(Saved data entries)
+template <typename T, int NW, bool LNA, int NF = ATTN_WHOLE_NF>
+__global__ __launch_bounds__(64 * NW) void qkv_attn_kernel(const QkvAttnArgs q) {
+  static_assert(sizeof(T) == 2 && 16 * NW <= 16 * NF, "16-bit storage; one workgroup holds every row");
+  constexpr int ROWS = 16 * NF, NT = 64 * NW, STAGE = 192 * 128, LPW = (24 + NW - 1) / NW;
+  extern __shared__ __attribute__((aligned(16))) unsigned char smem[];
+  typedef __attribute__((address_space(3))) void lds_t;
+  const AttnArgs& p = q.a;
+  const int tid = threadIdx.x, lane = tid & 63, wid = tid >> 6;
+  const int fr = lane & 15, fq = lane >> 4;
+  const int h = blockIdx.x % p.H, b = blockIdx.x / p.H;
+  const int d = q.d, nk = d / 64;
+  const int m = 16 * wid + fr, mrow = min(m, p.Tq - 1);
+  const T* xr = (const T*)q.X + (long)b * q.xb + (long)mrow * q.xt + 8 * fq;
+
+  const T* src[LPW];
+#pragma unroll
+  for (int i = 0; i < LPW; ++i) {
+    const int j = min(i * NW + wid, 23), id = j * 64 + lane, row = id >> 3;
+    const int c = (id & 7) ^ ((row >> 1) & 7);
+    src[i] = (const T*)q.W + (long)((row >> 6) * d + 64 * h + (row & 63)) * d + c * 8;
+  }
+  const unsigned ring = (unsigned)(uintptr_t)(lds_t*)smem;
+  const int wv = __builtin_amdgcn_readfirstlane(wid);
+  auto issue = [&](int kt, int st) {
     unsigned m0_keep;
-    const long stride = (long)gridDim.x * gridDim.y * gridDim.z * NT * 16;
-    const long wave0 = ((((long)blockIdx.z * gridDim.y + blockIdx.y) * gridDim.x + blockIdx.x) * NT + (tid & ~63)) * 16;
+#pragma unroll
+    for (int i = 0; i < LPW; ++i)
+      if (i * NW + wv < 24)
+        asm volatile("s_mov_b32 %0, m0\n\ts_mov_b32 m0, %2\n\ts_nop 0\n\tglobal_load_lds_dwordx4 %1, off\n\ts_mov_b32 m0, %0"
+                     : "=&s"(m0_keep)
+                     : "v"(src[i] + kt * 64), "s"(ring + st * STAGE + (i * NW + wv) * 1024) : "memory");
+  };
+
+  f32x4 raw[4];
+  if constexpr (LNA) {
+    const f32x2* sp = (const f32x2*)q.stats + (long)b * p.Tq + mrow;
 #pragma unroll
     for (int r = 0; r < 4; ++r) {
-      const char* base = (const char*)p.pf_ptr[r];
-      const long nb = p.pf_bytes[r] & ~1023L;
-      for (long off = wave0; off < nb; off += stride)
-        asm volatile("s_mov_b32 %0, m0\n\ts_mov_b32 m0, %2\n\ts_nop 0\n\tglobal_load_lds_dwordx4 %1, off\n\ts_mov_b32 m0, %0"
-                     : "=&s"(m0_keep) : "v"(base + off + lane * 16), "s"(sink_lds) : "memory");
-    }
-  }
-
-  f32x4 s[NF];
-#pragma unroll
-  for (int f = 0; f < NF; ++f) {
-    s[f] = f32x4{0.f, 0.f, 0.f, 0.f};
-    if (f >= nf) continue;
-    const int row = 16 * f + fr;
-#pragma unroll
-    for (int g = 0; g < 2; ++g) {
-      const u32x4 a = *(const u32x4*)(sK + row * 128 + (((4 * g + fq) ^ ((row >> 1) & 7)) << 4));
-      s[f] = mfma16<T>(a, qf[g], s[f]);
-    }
==
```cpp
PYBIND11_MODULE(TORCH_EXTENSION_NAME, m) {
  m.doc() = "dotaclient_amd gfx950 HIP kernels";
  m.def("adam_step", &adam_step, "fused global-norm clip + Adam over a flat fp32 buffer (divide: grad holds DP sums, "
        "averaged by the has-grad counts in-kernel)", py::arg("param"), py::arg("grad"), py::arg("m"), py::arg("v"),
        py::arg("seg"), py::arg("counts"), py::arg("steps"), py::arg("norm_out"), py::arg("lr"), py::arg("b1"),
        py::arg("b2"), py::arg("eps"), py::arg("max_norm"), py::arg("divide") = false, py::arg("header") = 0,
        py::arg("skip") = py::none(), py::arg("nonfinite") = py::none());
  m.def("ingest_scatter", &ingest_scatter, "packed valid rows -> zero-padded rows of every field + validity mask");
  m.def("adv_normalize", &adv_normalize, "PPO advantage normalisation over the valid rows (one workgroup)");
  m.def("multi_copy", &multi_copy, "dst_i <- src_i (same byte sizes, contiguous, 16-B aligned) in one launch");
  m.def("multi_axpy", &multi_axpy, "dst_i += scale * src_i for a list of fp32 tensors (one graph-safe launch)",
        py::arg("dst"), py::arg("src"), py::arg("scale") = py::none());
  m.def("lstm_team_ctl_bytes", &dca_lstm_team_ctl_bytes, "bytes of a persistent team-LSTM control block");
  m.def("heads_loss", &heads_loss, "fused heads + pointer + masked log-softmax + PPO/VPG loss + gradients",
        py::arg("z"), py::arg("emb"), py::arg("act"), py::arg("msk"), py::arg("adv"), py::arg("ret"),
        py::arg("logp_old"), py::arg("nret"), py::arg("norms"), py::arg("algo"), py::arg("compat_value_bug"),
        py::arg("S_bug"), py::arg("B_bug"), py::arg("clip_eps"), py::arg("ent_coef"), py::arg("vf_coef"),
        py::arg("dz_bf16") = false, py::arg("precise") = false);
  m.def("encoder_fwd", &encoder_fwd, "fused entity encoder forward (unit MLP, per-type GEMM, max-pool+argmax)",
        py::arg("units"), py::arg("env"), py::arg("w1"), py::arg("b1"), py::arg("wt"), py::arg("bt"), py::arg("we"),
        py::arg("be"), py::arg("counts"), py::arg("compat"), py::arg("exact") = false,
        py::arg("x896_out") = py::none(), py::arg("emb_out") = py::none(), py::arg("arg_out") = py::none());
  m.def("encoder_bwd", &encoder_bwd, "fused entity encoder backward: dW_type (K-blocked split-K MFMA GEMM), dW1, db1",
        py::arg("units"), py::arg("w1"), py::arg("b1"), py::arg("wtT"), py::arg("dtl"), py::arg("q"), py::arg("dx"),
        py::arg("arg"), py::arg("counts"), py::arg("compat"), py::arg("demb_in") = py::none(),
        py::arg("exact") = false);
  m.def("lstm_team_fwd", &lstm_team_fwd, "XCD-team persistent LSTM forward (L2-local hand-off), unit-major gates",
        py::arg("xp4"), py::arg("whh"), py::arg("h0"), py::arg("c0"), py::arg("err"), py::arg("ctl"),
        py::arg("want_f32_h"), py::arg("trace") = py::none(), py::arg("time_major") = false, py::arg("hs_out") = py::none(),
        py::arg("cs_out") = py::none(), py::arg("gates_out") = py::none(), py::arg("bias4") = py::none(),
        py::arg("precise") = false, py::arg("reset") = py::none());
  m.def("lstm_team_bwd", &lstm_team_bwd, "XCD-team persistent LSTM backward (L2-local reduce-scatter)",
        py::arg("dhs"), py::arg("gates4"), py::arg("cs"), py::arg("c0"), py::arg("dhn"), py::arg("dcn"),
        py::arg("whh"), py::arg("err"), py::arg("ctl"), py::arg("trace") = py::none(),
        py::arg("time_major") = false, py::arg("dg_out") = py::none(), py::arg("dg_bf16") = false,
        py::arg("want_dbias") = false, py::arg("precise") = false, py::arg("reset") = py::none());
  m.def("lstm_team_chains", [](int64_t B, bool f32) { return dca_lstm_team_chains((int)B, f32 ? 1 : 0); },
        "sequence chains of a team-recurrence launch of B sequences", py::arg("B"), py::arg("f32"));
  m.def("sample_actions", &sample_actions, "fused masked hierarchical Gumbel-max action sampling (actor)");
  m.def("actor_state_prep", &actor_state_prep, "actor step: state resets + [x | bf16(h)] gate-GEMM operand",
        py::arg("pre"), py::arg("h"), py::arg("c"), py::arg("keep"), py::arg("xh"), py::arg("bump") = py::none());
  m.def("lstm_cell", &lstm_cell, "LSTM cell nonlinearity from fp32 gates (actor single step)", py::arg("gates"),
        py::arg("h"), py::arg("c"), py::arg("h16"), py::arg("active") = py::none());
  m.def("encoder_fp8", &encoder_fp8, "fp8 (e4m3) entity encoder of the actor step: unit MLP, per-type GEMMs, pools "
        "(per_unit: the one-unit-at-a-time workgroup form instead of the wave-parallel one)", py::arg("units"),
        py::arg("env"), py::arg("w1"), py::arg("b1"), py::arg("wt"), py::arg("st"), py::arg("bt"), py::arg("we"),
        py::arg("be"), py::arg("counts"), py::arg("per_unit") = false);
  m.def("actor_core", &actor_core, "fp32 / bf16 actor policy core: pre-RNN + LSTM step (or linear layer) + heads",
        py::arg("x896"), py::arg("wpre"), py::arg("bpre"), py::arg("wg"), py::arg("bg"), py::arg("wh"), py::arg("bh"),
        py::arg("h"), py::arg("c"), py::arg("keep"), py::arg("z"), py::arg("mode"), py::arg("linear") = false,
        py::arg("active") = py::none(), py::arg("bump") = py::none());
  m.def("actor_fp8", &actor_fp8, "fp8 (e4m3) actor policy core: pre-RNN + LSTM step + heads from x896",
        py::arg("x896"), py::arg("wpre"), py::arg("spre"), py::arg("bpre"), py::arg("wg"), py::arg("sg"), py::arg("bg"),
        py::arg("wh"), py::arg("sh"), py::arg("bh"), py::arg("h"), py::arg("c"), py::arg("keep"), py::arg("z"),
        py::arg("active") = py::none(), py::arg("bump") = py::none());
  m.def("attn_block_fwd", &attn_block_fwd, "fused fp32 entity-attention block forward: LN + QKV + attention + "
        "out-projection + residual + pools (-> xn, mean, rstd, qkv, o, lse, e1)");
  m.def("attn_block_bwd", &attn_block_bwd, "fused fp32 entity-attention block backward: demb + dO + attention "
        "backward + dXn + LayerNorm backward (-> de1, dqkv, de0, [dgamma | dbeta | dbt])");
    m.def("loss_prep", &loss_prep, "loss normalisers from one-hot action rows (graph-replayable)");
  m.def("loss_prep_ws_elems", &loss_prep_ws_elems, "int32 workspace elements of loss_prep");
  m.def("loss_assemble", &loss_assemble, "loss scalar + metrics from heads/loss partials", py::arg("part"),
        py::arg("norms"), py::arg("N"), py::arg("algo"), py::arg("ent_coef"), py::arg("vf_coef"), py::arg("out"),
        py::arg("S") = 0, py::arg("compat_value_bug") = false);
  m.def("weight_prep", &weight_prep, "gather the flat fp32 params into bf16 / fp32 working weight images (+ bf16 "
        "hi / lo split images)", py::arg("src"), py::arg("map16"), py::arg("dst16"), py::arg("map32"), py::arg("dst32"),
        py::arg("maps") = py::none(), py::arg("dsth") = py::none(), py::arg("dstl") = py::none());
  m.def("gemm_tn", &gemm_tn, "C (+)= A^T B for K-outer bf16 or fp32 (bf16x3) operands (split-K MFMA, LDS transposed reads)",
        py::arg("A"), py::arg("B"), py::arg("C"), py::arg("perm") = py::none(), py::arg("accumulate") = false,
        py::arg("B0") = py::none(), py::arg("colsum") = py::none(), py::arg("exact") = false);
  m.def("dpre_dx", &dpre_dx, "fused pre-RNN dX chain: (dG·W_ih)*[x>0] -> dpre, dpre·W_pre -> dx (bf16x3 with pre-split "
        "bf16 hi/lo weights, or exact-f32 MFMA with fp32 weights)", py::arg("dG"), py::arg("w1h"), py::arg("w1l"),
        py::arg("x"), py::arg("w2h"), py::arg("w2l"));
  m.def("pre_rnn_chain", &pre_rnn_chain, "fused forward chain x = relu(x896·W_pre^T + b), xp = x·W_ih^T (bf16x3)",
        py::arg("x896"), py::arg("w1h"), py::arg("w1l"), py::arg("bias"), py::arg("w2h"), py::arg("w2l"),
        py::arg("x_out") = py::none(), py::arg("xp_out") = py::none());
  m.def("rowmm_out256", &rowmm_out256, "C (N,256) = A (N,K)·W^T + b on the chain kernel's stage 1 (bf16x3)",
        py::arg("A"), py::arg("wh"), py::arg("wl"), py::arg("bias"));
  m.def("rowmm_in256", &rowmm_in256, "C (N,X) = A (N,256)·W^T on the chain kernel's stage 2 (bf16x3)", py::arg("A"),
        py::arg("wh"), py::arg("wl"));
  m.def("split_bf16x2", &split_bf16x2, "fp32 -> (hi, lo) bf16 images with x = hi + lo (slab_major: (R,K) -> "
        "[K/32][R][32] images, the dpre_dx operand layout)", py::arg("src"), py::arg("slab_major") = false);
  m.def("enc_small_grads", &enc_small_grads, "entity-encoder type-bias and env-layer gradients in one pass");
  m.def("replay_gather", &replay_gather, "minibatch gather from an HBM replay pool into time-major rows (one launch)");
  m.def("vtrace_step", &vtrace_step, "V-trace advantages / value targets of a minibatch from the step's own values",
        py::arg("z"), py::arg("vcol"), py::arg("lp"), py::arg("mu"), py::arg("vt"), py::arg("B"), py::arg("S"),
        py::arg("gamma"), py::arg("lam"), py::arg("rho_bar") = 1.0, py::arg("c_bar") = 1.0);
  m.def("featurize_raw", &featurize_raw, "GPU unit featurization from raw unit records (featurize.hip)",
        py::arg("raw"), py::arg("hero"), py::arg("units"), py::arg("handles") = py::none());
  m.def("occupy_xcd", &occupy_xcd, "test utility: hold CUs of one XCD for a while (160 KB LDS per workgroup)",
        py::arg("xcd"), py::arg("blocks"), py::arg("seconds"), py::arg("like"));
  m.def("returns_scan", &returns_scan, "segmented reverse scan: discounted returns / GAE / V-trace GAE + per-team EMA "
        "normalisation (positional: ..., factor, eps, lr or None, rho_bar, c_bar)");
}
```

| PROBLEM |
Note each line of the entries that has "fused" in it, and copy those lines.

| OUTPUT OF THE TASK |
  m.def("adam_step", &adam_step, "fused global-norm clip + Adam over a flat fp32 buffer (divide: grad holds DP sums, "
  m.def("heads_loss", &heads_loss, "fused heads + pointer + masked log-softmax + PPO/VPG loss + gradients",
  m.def("encoder_fwd", &encoder_fwd, "fused entity encoder forward (unit MLP, per-type GEMM, max-pool+argmax)",
  m.def("encoder_bwd", &encoder_bwd, "fused entity encoder backward: dW_type (K-blocked split-K MFMA GEMM), dW1, db1",
  m.def("sample_actions", &sample_actions, "fused masked hierarchical Gumbel-max action sampling (actor)");
  m.def("attn_block_fwd", &attn_block_fwd, "fused fp32 entity-attention block forward: LN + QKV + attention + "
  m.def("attn_block_bwd", &attn_block_bwd, "fused fp32 entity-attention block backward: demb + dO + attention "
  m.def("dpre_dx", &dpre_dx, "fused pre-RNN dX chain: (dG·W_ih)*[x>0] -> dpre, dpre·W_pre -> dx (bf16x3 with pre-split "
  m.def("pre_rnn_chain", &pre_rnn_chain, "fused forward chain x = relu(x896·W_pre^T + b), xp = x·W_ih^T (bf16x3)",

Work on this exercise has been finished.